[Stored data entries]
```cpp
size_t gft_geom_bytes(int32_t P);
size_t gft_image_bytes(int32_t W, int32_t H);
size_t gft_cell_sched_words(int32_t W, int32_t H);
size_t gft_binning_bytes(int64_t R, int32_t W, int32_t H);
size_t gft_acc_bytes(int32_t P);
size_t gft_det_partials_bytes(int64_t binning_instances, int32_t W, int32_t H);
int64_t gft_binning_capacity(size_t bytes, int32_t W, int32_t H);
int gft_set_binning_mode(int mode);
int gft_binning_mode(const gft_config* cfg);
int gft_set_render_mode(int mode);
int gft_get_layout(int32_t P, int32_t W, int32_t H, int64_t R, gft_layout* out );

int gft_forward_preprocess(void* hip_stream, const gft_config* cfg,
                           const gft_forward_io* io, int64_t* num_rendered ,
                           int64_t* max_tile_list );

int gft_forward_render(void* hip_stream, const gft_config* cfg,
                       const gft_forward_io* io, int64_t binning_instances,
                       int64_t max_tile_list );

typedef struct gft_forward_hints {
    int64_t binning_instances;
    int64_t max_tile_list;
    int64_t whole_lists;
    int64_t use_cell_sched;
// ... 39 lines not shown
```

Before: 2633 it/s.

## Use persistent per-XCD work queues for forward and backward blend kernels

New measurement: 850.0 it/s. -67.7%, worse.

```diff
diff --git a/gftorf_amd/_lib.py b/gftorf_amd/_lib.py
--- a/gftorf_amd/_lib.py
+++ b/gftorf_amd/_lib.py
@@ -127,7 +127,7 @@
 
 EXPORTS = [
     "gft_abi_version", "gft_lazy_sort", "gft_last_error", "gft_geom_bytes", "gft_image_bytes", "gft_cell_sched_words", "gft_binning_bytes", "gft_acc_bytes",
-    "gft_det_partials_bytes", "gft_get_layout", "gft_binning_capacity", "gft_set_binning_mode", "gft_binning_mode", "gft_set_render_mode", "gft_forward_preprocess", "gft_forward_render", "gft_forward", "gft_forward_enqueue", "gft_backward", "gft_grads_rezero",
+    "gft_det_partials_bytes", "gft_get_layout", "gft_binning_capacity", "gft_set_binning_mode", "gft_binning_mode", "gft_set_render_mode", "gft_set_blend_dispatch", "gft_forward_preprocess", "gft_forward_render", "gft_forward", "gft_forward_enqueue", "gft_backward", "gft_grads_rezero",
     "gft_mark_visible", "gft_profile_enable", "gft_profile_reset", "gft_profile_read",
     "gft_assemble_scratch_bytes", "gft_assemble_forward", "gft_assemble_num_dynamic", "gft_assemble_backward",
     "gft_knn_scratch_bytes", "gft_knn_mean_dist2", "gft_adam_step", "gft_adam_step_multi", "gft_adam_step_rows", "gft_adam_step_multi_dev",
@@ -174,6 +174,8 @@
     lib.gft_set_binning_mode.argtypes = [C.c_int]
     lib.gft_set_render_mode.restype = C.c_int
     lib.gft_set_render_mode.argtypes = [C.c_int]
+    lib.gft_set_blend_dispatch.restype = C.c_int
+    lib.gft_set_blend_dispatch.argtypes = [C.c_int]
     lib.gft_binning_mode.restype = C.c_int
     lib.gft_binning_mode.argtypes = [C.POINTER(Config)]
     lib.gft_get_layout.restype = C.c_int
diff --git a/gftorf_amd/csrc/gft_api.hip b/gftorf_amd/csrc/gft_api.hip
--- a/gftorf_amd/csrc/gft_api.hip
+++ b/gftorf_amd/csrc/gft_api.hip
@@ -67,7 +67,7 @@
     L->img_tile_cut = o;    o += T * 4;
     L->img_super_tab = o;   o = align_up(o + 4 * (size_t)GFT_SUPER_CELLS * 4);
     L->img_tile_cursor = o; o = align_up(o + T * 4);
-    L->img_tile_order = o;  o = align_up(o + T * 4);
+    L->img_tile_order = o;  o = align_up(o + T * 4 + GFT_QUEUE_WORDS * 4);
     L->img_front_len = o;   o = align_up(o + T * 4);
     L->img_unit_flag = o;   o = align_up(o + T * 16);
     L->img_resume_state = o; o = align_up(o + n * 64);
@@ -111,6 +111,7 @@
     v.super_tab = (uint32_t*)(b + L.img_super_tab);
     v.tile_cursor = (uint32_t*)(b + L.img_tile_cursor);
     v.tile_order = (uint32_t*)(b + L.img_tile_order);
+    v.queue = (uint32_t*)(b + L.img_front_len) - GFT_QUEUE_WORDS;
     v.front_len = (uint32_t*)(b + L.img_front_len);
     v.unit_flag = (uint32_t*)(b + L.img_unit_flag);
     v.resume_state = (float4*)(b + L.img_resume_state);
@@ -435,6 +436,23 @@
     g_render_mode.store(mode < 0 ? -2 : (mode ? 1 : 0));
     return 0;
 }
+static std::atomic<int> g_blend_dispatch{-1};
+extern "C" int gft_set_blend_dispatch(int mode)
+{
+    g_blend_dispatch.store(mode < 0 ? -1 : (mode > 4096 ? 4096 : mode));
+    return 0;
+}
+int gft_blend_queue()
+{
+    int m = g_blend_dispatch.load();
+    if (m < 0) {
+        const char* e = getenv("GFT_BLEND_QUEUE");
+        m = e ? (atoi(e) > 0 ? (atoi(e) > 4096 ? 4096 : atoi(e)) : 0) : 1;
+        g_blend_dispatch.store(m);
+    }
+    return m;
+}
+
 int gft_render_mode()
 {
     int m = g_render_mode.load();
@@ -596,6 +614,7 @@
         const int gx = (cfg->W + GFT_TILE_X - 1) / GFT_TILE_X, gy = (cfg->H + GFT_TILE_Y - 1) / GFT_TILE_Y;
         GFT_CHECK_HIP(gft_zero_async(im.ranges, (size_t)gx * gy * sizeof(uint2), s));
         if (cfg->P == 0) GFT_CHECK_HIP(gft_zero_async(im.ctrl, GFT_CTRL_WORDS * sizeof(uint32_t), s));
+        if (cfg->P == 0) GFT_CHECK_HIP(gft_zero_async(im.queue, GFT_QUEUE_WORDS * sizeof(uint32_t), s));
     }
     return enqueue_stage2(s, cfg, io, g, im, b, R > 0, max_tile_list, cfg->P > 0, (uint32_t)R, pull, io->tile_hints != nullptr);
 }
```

Directions:
From the entries above, copy out every line where the string "return" appears.

Answer for this exercise:
     return 0;
+    return 0;
+    return m;
     return enqueue_stage2(s, cfg, io, g, im, b, R > 0, max_tile_list, cfg->P > 0, (uint32_t)R, pull, io->tile_hints != nullptr);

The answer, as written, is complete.